Malik Neeru, Raghunandan Chitra, Madan Neelu
Department of Obstetrics and Gynaecology, Lady Hardinge Medical College and Smt Sucheta Kriplani Hospital, New Delhi 110001.
J Indian Med Assoc. 2002 Nov;100(11):646, 648, 650-1.
The present prospective study included 173 randomly selected primigravidae at admission in early labour.
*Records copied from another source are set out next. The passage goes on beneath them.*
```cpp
int adaf_fail(adaf_handle* h, int code, const char* fmt, ...);
int adaf_hip_fail(adaf_handle* h, hipError_t e, const char* what);
bool adaf_aligned16(const void* p);
enum AdafWsOrder { ADAF_WS_SIZE_FIRST, ADAF_WS_ALIGN_FIRST };
int adaf_check_ws(adaf_handle* h, const char* who, const void* ws, size_t ws_bytes, size_t need, AdafWsOrder order);
int adaf_conv_out(int in, int k, int stride, int pad);
int adaf_make_conv_args(adaf_handle* h, const adaf_conv_params* p, const float* x, const float* w, const float* scale,
                        const float* bias, const float* res, float* out, ConvArgs* a);
int adaf_set_conv_dtypes(adaf_handle* h, bool in16, bool out16, ConvArgs* a);

struct MbFuseArgs {
    const float* x;
    int n, H, W, cin;
// ... 83 lines not shown
                                           float* logits, float* last, int classes, bool cooperative, unsigned* timeouts, hipStream_t s);

int adaf_gru_bptt_blocks_per_cu();
bool adaf_gru_bptt_persistent_ok(int batch, int hidden, int resident_blocks);
hipError_t adaf_launch_gru_bptt(const float* dy, const float* gi, const float* gh, const float* bhh, const float* hs, const float* whh,
                                float* dgi, float* dgh, float* carry, unsigned* bar, unsigned* timeouts, int batch, int steps, int hidden,
                                bool persistent, bool cooperative, hipStream_t s);
void adaf_launch_gemm_strided(const float* A, long long a_m, long long a_k, const float* B, long long b_k, long long b_n, float* C, int ldc,
                              const float* mul, int ldm, int M, int N, int K, hipStream_t s);
size_t adaf_colsum_partial_floats(int cols);
void adaf_launch_colsum(const float* x, int rows, int cols, int ld, float* part, float* out, hipStream_t s);
void adaf_launch_rows_scale(const float* x, const float* mask, float* out, int rows, int width, int steps, bool shift, hipStream_t s);

int adaf_launch_conv_gemm(const ConvArgs& a, int tile, int cus, hipStream_t s);
int adaf_pick_conv_tile(int M, int N, int K, int cus);
int adaf_launch_conv_lat(const ConvArgs& a, hipStream_t s);
int adaf_launch_conv_pool(ConvArgs a, int hw, float* pool_out, int pool_ld, hipStream_t s);
int adaf_launch_conv_pool16(ConvArgs a, int hw, float* pool_out, int pool_ld, hipStream_t s);
int adaf_launch_conv_pool16_rounded(ConvArgs a, int hw, float* pool_out, int pool_ld, hipStream_t s);
bool adaf_conv_tile_exists(int tile);
void adaf_launch_conv_naive(const ConvArgs& a, hipStream_t s);
bool adaf_fused_tail_shift_ok(const ConvArgs& c2, int n3, int ldr, int tsm_T1, int tsm_fold1);
int adaf_launch_fused_tail(const ConvArgs& c2, const float* w3, const float* s3, const float* b3, const float* res, int ldr,
                           float* out, int n3, const float* w1n, const float* s1n, const float* b1n, float* out1, int n1,
                           hipStream_t s, int tsm_T1 = 0, int tsm_fold1 = 0);

hipError_t adaf_launch_crop(const float* frames, int nf, int C, int H, int W, const float* act, int fpa, int P,
                            float* out, int layout, int32_t* coords, hipStream_t s);

hipError_t adaf_launch_crop_resize(const float* frames, int in4, int nf, int C, int H, int W, const float* act, const int32_t* sizes,
// ... 44 lines not shown
```

adafocus_amd/csrc/api.hip:

```cpp
#include <cstdarg>
#include <cstdio>
#include <cstring>

#include "adaf_internal.h"

int adaf_fail(adaf_handle* h, int code, const char* fmt, ...) {
    char buf[512];
    va_list ap;
    va_start(ap, fmt);
    vsnprintf(buf, sizeof(buf), fmt, ap);
    va_end(ap);
    if (h) h->err = buf;
    return code;
}

int adaf_hip_fail(adaf_handle* h, hipError_t e, const char* what) {
    return adaf_fail(h, ADAF_E_LAUNCH, "%s: %s", what, hipGetErrorString(e));
}

bool adaf_aligned16(const void* p) { return (reinterpret_cast<uintptr_t>(p) & 15) == 0; }
int adaf_check_ws(adaf_handle* h, const char* who, const void* ws, size_t ws_bytes, size_t need, AdafWsOrder order) {
    const bool small = ws_bytes < need, skew = !adaf_aligned16(ws);
    if (small && (order == ADAF_WS_SIZE_FIRST || !skew)) return adaf_fail(h, ADAF_E_NOMEM, "%s: workspace %zu < %zu bytes", who, ws_bytes, need);
    return skew ? adaf_fail(h, ADAF_E_LAYOUT, "%s: the workspace must be 16-byte aligned", who) : ADAF_OK;
// ... 15 lines not shown
    if (oh <= 0 || ow <= 0) return adaf_fail(h, ADAF_E_BADARG, "conv: empty output");
    const long long M = (long long)p->n * oh * ow;
    if (M > 0x7fffffffLL || (long long)p->n * p->h * p->w > 0x7fffffffLL) return adaf_fail(h, ADAF_E_BADARG, "conv: too many pixels");
    int fold = 0;
    if (p->tsm_segments > 0) {
        if (p->kh != 1 || p->kw != 1 || p->stride != 1 || p->pad != 0)
            return adaf_fail(h, ADAF_E_BADARG, "conv: fused temporal shift needs a 1x1 stride-1 conv");
        if (p->tsm_div <= 0 || p->n % p->tsm_segments) return adaf_fail(h, ADAF_E_BADARG, "conv: n %% tsm_segments != 0");
        fold = p->cin / p->tsm_div;
        if (fold % 4) return adaf_fail(h, ADAF_E_LAYOUT, "conv: temporal-shift fold=%d must be a multiple of 4", fold);
    }
    a->wsp = nullptr;
    a->in16 = a->out16 = a->res16 = 0;
    a->pm_allow = h->conv_pos_major; a->pm_images = a->pm_groups = 0;
    a->split_n = 0; a->out_b = nullptr; a->ldo_b = 0; a->act_b = 0;
    a->x = x; a->w = w; a->scale = scale; a->bias = bias; a->res = res; a->out = out;
    a->M = (int)M; a->N = p->cout; a->K = p->kh * p->kw * p->cin;
    a->cin = p->cin; a->H = p->h; a->W = p->w; a->OH = oh; a->OW = ow; a->KH = p->kh; a->KW = p->kw;
    a->stride = p->stride; a->pad = p->pad; a->ldx = ldx; a->ldo = ldo; a->ldr = ldr; a->act = p->act;
    a->tsm_T = p->tsm_segments > 0 ? p->tsm_segments : 0; a->tsm_fold = fold; a->tsm_hw = p->h * p->w;
    a->tiles_n = 0; a->nblocks = 0;
    a->zeros = h->zeros;
    a->vec_epi = (p->cout % 4 == 0 && ldo % 4 == 0 && ldr % 4 == 0 && adaf_aligned16(out) && (!res || adaf_aligned16(res)) &&
                  (!scale || adaf_aligned16(scale)) && (!bias || adaf_aligned16(bias))) ? 1 : 0;
    return ADAF_OK;
}

int adaf_set_conv_dtypes(adaf_handle* h, bool in16, bool out16, ConvArgs* a) {
    a->in16 = in16; a->out16 = out16; a->res16 = a->res != nullptr;
    if (in16 && (a->cin % 8 || a->ldx % 8)) return adaf_fail(h, ADAF_E_LAYOUT, "conv_f16: fp16 operands need cin %% 8 == 0 (16-byte chunks)");
    if (in16 && a->tsm_T > 0 && a->tsm_fold % 8)
        return adaf_fail(h, ADAF_E_LAYOUT, "conv_f16: temporal-shift fold=%d must be a multiple of 8 with fp16 operands (whole 16-byte chunks)", a->tsm_fold);
    if (!in16 && a->res) return adaf_fail(h, ADAF_E_BADARG, "conv_f16: a residual needs fp16 operands");
    return ADAF_OK;
}

AdafOptions& adaf_options() {
    static AdafOptions o;
    return o;
}

namespace {
struct OptKey { const char* name; double lo, hi; };
const OptKey kOptKeys[] = {{"conv_pool", 0, 1}, {"mb_strip", 0, 1}, {"mbv2_chunk", 1, 1 << 20}, {"latency_rows", 0, 1 << 30}, {"latency_linear_rows", 0, 1 << 30},
                           {"effnet_plan", 0, 511}, {"effnet_chunk", 1, 1 << 20}, {"gru_scan_slices", 1, 2}, {"effnet_fused_blocks", 0, 4294967295.0},
                           {"stem_rows", 0, 2}, {"split_stage1_f32", 0, 1}, {"gru_graph_persistent", 0, 1}, {"split_lean", 0, 1}, {"tsm_lean", 0, 1}};
int find_opt(const char* key) {
    if (!key) return -1;
    for (size_t i = 0; i < sizeof(kOptKeys) / sizeof(kOptKeys[0]); ++i)
        if (!strcmp(kOptKeys[i].name, key)) return (int)i;
    return -1;
}
}
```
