+          const bf16x8_t f2 = __builtin_bit_cast(bf16x8_t, (wnu32x4){g0.y, g1.x, g1.y, g2.x});
+          acc[ky * 3 + 0] = __builtin_amdgcn_mfma_f32_32x32x16_bf16(df, f0, acc[ky * 3 + 0], 0, 0, 0);
+          acc[ky * 3 + 1] = __builtin_amdgcn_mfma_f32_32x32x16_bf16(df, f1, acc[ky * 3 + 1], 0, 0, 0);
+          acc[ky * 3 + 2] = __builtin_amdgcn_mfma_f32_32x32x16_bf16(df, f2, acc[ky * 3 + 2], 0, 0, 0);
+        };
+        taps(0, a0, a1, a2);
+        taps(1, b0, b1, b2);
+        taps(2, c0, c1, c2);
+        a0 = b0; a1 = b1; a2 = b2;
+        b0 = c0; b1 = c1; b2 = c2;
+      }
+    }
+  }
+
+  if constexpr (BIAS) {
+    if (bias_on) {
+      __syncthreads();
+      float* bred = reinterpret_cast<float*>(smem);
+      bred[tid] = bsum;
+      __syncthreads();
+      for (int c = tid; c < p.CMT; c += NT) {
+        float t = 0.f;
+        for (int th = c; th < NT; th += p.CMT) t += bred[th];
+        if (cm0 + c < a.Cm) a.bias_partial[(int64_t)bz * a.Cm + cm0 + c] = t;
+      }
+    }
+  }
+  if (p.phases > 1) {
+    float* red = reinterpret_cast<float*>(smem);
+#pragma unroll
+    for (int t = 0; t < 9; ++t) {
+      __syncthreads();
+      if (phase > 0) {
+        float* dst = red + (((phase - 1) * p.pairs + pair) * 16) * 64 + lane;
+#pragma unroll
+        for (int r = 0; r < 16; ++r) dst[r * 64] = acc[t][r];
+      }
+      __syncthreads();
+      if (phase == 0) {
+        for (int ph = 1; ph < p.phases; ++ph) {
+          const float* src = red + (((ph - 1) * p.pairs + pair) * 16) * 64 + lane;
+#pragma unroll
+          for (int r = 0; r < 16; ++r) acc[t][r] += src[r * 64];
+        }
+      }
+    }
+    if (phase > 0) return;
+  }
+  const int cg = cg0 + pn * 32 + (lane & 31);
+  if (p.zslices > 1) {
+    float* out = a.partial + (int64_t)bz * a.Cm * a.Cg * 9;
+#pragma unroll
+    for (int t = 0; t < 9; ++t)
+#pragma unroll
+      for (int r = 0; r < 16; ++r) {
+        const int cm = cm0 + pm * 32 + mfma32_row(r, lane);
+        if (cm < a.Cm && cg < a.Cg) out[((int64_t)t * a.Cm + cm) * a.Cg + cg] = acc[t][r];
+      }
+  } else {
+#pragma unroll
+    for (int r = 0; r < 16; ++r) {
+      const int cm = cm0 + pm * 32 + mfma32_row(r, lane);
+      if (cm < a.Cm && cg < a.Cg) {
+        float* o = a.dw + ((int64_t)cm * a.Cg + cg) * 9;
+#pragma unroll
+        for (int t = 0; t < 9; ++t) o[t] = acc[t][r];
+      }
+    }
+  }
+}
+
+int wn_pitch(int channels) {
+  int pitch = channels * 2;
+  while (pitch % 256 != 64 && pitch % 256 != 192) pitch += 16;
+  return pitch;
+}
+
+bool wn_enabled() {
+  static const bool on = [] {
+    const char* e = getenv("DFL_WGRADN");
+    return !(e && e[0] == '0');
+  }();
+  return on;
+}
+
+}
+
+bool wgradn_applies(const dfl_wgrad_args* a) {
+  if (!wn_enabled() || a == nullptr) return false;
+  if (!(a->g_bf16 && a->d_bf16 && a->KH == 3 && a->KW == 3 && a->stride == 1 && (a->pad == 0 || a->pad == 1))) return false;
+  if (a->Cg % 32 != 0 || a->Cm % 32 != 0 || a->Wout < 24 || a->Hout < 1) return false;
+  if (a->d_split != 0) return false;
+  return true;
+}
+
+static int wn_plan(const dfl_wgrad_args* a, WgN* p) {
+  memset(p, 0, sizeof(*p));
+  p->a = *a;
+  DFL_REQUIRE(a->Hout + 2 == a->Hin + 2 * a->pad && a->Wout + 2 == a->Win + 2 * a->pad, "dfl_conv2d_wgrad (wgradn): 3x3 stride-1 geometry");
+  p->Hg = a->Hout + 2;
+  const int64_t vt = (int64_t)a->N * p->Hg;
+  DFL_REQUIRE(vt < (1ll << 30), "dfl_conv2d_wgrad (wgradn): too many rows");
+  p->Vtot = (int)vt;
+  const int64_t M = (int64_t)a->N * a->Hout * a->Wout;
+  const int64_t gb = (((int64_t)a->N * a->Hin * a->Win - 1) * a->ldg + a->Cg) * 2;
+  const int64_t db = ((M - 1) * a->ldd + a->Cm) * 2;
+  const int64_t lim = (1ll << 31) - 4096;
+  DFL_REQUIRE(gb < lim && db < lim, "dfl_conv2d_wgrad (bf16): tensors must stay below 2 GiB");
+  p->g_bytes = (uint32_t)gb;
+  p->d_bytes = (uint32_t)db;
+  if (a->d_mode != 0) {
+    const int64_t d2b = ((M - 1) * a->ldd2 + a->Cm) * 2;
+    DFL_REQUIRE(d2b < lim, "dfl_conv2d_wgrad (bf16): tensors must stay below 2 GiB");
+    p->d2_bytes = (uint32_t)d2b;
+  }
+  p->CMT = 32;
+  p->CGT = 32;
+  p->pairs = 1;
+  p->phases = 8;
+  p->sd = wn_pitch(p->CMT);
+  p->sg = wn_pitch(p->CGT);
+  p->W16 = (a->Wout + 15) / 16 * 16;
+  p->GW = p->W16 + 4;
+  p->ncg = p->W16 / 16;
+  const bool dbrb = a->d_mode != 0;
+  const int maxd = (dbrb ? WnUnits<true>::D : WnUnits<false>::D) * WN_NT, maxg = (dbrb ? WnUnits<true>::G : WnUnits<false>::G) * WN_NT;
+  const int dupr = p->W16 * (p->CMT / 8), gupr = p->GW * (p->CGT / 8);
+  int ph = std::min(maxd / dupr, maxg / gupr);
+  DFL_REQUIRE(ph >= 1, "dfl_conv2d_wgrad (wgradn): rows of %d pixels do not fit the staging budget", a->Wout);
+  if (ph > p->Hg) ph = p->Hg;
+  p->PH = ph;
+  p->RG = ph + 2;
+  int best_nb = 1;
+  double best = 1e300;
+  for (int nb = 1; nb <= ph; ++nb) {
+    const int rb = (ph + nb - 1) / nb;
+    const int items = p->ncg * nb;
+    const int per_wave = (items + p->phases - 1) / p->phases;
+    const double cost = (double)per_wave * (rb * 14.0 + 6.0);
+    if (cost < best - 1e-9) { best = cost; best_nb = nb; }
+  }
+  p->nb = best_nb;
+  p->RB = (ph + best_nb - 1) / best_nb;
+  p->g_off = (ph * p->W16 * p->sd + 255) / 256 * 256;
+  p->tab_off = (p->g_off + p->RG * p->GW * p->sg + 255) / 256 * 256;
+  p->lds_bytes = p->tab_off + 2 * p->CGT * 4 + 3 * p->CMT * 4;
+  const int red = (p->phases - 1) * p->pairs * 16 * 64 * 4;
+  if (p->lds_bytes < red) p->lds_bytes = red;
+  if (p->lds_bytes < WN_NT * 4) p->lds_bytes = WN_NT * 4;
+  return DFL_OK;
+}
+
+int wgradn_suggest_splits(const dfl_wgrad_args* a) {
+  WgN p;
+  const int rc = wn_plan(a, &p);
+  if (rc != DFL_OK) return rc;
+  const int64_t tiles = ceil_div(a->Cm, p.CMT) * ceil_div(a->Cg, p.CGT);
+  const int64_t npatch = ceil_div(p.Vtot, p.PH);
+  int64_t z = ceil_div(256, tiles);
+  if (z > npatch) z = npatch;
+  if (z < 1) z = 1;
+  const int64_t pps = ceil_div(npatch, z);
+  return (int)ceil_div(npatch, pps);
+}
+
+int wgradn_launch(const dfl_wgrad_args* a, hipStream_t s) {
+  WgN p;
+  const int rc = wn_plan(a, &p);
+  if (rc != DFL_OK) return rc;
+  p.zslices = a->splits;
+  p.rows_per_slice = (int)(ceil_div(ceil_div(p.Vtot, p.PH), p.zslices) * p.PH);
+  dim3 grid((unsigned)ceil_div(a->Cm, p.CMT), (unsigned)ceil_div(a->Cg, p.CGT), (unsigned)p.zslices);
+  const size_t lds = (size_t)p.lds_bytes;
+#define DFL_WGN_LAUNCH(AFF_, DBRB_, BIAS_)                                          \
+  {                                                                                 \
+    auto k = wgradn_kernel<AFF_, DBRB_, BIAS_>;                                     \
+    DFL_LDS_OPT_IN(k, 150 * 1024, "dfl_conv2d_wgrad (wgradn)")                      \
+    hipLaunchKernelGGL(k, grid, dim3(WN_NT), lds, s, p);                            \
+  }
+  const bool aff = a->in_scale != nullptr;
+  if (a->d_mode != 0) {
+    if (aff) DFL_WGN_LAUNCH(true, true, true) else DFL_WGN_LAUNCH(false, true, true)
+  } else if (a->bias_partial != nullptr) {
+    if (aff) DFL_WGN_LAUNCH(true, false, true) else DFL_WGN_LAUNCH(false, false, true)
+  } else {
+    if (aff) DFL_WGN_LAUNCH(true, false, false) else DFL_WGN_LAUNCH(false, false, false)
+  }
+#undef DFL_WGN_LAUNCH
+  return check_launch("dfl_conv2d_wgrad (wgradn)");
+}
+
+}
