constexpr int lin_scratch_bytes(int NB) { return LNW * (NB * (NB + 1) / 2) * 1024; }
constexpr int lin_ring_scratch_bytes(int NB) { return NB == 3 ? lin_scratch_bytes(NB) : lin_scratch_bytes(NB) / 2; }
constexpr int kLinCW = 4;
template <int NB, int JT, int CW, typename Hook>
__device__ __forceinline__ void lin_tile_products(const LinArgs& a, const LinTile& tl, const char* smem, int slot_off, int v_off, int c_off,
                                                  f32x4 (&acc)[NB * (NB + 1) / 2], int lane, int wave, Hook&& hook) {
    constexpr int NBLK = NB * (NB + 1) / 2;
    const int g = lane >> 4, D = a.D, L = a.L;
    int fb[NB], fs[NB];
#pragma unroll
    for (int u = 0; u < NB; ++u) {
        const int f = 16 * u + (lane & 15);
        if (f < L) { fb[u] = slot_off + f * 4; fs[u] = L * 4; }
        else if (f < L + D) { fb[u] = slot_off + tl.oX + (f - L) * 4; fs[u] = D * 4; }
        else if (f < L + 2 * D) { fb[u] = slot_off + tl.oZ2 + (f - L - D) * 4; fs[u] = D * 4; }
        else if (f == L + 2 * D) { fb[u] = v_off; fs[u] = 4; }
        else { fb[u] = c_off; fs[u] = 0; }
    }
#pragma unroll
    for (int k = 0; k < NBLK; ++k) acc[k] = f32x4{0.f, 0.f, 0.f, 0.f};
    const int J = JT ? JT : a.T / (4 * CW), wbase = (a.T / CW) * wave, jfull = J & ~3;
    auto products = [&](const float (&op)[NB]) __attribute__((always_inline)) {
        int k = 0;
#pragma unroll
        for (int b1 = 0; b1 < NB; ++b1)
#pragma unroll
            for (int b2 = b1; b2 < NB; ++b2, ++k) {
                if (VAEK_LIN_ABL & 2) acc[k][0] += op[b1] * op[b2];
                else acc[k] = __builtin_amdgcn_mfma_f32_16x16x4f32(op[b1], op[b2], acc[k], 0, 0, 0);
            }
    };
    if constexpr (JT > 0) {
        constexpr int JF = JT & ~3;
        int cur[NB], fs13[NB], tail[NB];
#pragma unroll
        for (int u = 0; u < NB; ++u) {
            cur[u] = fb[u] + (wbase + 4 * g) * fs[u]; fs13[u] = 13 * fs[u];
            tail[u] = fb[u] + (wbase + 4 * JF + (JT - JF) * g) * fs[u];
        }
        float op[JT][NB];
        auto fetch = [&](int j) __attribute__((always_inline)) {
#pragma unroll
            for (int u = 0; u < NB; ++u) {
                if (j == JF) cur[u] = tail[u];
                op[j][u] = *reinterpret_cast<const float*>(smem + cur[u]);
                cur[u] += (j < JF && (j & 3) == 3) ? fs13[u] : fs[u];
            }
        };
        fetch(0);
        if (JT > 1) fetch(1);
#pragma unroll
        for (int j = 0; j < JT; ++j) {
            if (j + 2 < JT) fetch(j + 2);
            hook(j);
            __builtin_amdgcn_sched_barrier(0);
            products(op[j]);
            __builtin_amdgcn_sched_barrier(0);
        }
    } else {
        float op[2][NB];
        auto fetch = [&](int set, int j) __attribute__((always_inline)) {
            const int sample = wbase + (j < jfull ? 16 * (j >> 2) + (j & 3) + 4 * g : 4 * jfull + (j - jfull) + (J - jfull) * g);
#pragma unroll
            for (int u = 0; u < NB; ++u) op[set][u] = *reinterpret_cast<const float*>(smem + fb[u] + sample * fs[u]);
        };
        fetch(0, 0);
        for (int j = 0; j < J; j += 2) {
            if (j + 1 < J) fetch(1, j + 1);
            hook(j);
            __builtin_amdgcn_sched_barrier(0);
            products(op[0]);
            __builtin_amdgcn_sched_barrier(0);
            if (j + 1 < J) {
                if (j + 2 < J) fetch(0, j + 2);
                hook(j + 1);
                __builtin_amdgcn_sched_barrier(0);
                products(op[1]);
                __builtin_amdgcn_sched_barrier(0);
            }
        }
    }
}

Of these, 88 cases were of low risk and 85 cases were of high risk, on the basis of antenatal risk factors. All the cases were subjected to a twenty minutes recording of the foetal heart rate patterns and uterine contractions in early labour. It was interesting to note that, 13% of so called low risk pregnancies showed abnormal foetal heart pattern and thus became high risk in labour. No statistically significant difference was seen in the baseline heart rate and variability patterns in low and high risk pregnancies. However, all types of decelerations were more frequent in the high risk pregnancies. It was observed that as compared to baseline heart rate and variability, decelerations were better predictors of a poor perinatal outcome especially late decelerations and variable decelerations with ominous features, the mean Apgar scores at one minute of the two being 5.6 and 6.8 respectively.
本前瞻性研究纳入了173例在产程早期入院时随机选取的初产妇。其中,根据产前危险因素,88例为低风险,85例为高风险。所有病例均在产程早期进行了20分钟的胎儿心率模式和子宫收缩记录。值得注意的是,13%的所谓低风险妊娠显示胎儿心脏模式异常,因此在分娩时成为高风险。低风险和高风险妊娠的基线心率和变异性模式未见统计学显著差异。然而,所有类型的减速在高风险妊娠中更为频繁。观察发现,与基线心率和变异性相比,减速尤其是伴有不祥特征的晚期减速和变异减速是围产期不良结局的更好预测指标,二者出生后1分钟的平均阿氏评分分别为5.6和6.8。